Part 67 - Caesar Cipher

Mulai dari awal
                                        

Belum sempat Alexa menyelesaikan pertanyaannya, Carel berbalik cepat, sorot matanya tajam menusuk seperti pisau.

Alih-alih menjawab, Carel justru balik bertanya dengan suara rendah namun penuh tekanan, "Apa yang lo lakuin di sini, Alexa?"

Alexa tertegun. Mulutnya terbuka, tapi tak ada kata yang keluar. Ia menatap wajah abangnya yang kini tampak jauh lebih gelap dari biasanya.

Carel lalu mengalihkan pandangannya ke El, kini sorot itu berubah menjadi dingin dan tajam.

"Bukannya gue udah bilang, jangan bawa dia?" suaranya berat dan pelan, namun ancaman di balik nada itu terasa nyata.

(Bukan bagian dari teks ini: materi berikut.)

# AiX-im/Sample-based-GNN

Hardware: AMD Instinct MI355X
Metric: sampled-edges/sec + epoch time, 2-hop GCN on Reddit-shaped graph @1/2/4/8 GPUs (higher is better)
Workload: dtype fp32 (GEMM inputs fp32, split exactly into three bf16 pieces in the kernels, 6 bf16 MFMA products, fp32 accumulate; aggregation fp32)

## Files before the change

### sample-based-gnn_amd/csrc/gemmx3.hip

```cpp
#include "mfma_lds.hpp"
#include <type_traits>

namespace nts_hip {


__device__ __forceinline__ f32x16 x3_mfma6(const bf16x8 (&a)[3], const bf16x8 (&b)[3], f32x16 acc) {
  acc = __builtin_amdgcn_mfma_f32_32x32x16_bf16(a[2], b[0], acc, 0, 0, 0);
  acc = __builtin_amdgcn_mfma_f32_32x32x16_bf16(a[1], b[1], acc, 0, 0, 0);
  acc = __builtin_amdgcn_mfma_f32_32x32x16_bf16(a[0], b[2], acc, 0, 0, 0);
  acc = __builtin_amdgcn_mfma_f32_32x32x16_bf16(a[1], b[0], acc, 0, 0, 0);
  acc = __builtin_amdgcn_mfma_f32_32x32x16_bf16(a[0], b[1], acc, 0, 0, 0);
  acc = __builtin_amdgcn_mfma_f32_32x32x16_bf16(a[0], b[0], acc, 0, 0, 0);
  return acc;
}

constexpr int kX3Threads = 512;
constexpr int kX3BRaw = 16 * 512;
constexpr int kX3BPl = 16 * 256;
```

El menarik napas perlahan, mencoba tetap tenang meski jelas ia tahu bahwa ketegangan telah memenuhi ruangan. Satu langkah maju ia ambil, menyusun kata-kata dengan penuh perhitungan.

"Bang," ucapnya datar namun mantap, "Alexa bisa bantu. Lo sendiri tahu, kadang cara dia lihat situasi beda dari kita. Intuisinya tajam. Dia pernah buktiin itu waktu kita—"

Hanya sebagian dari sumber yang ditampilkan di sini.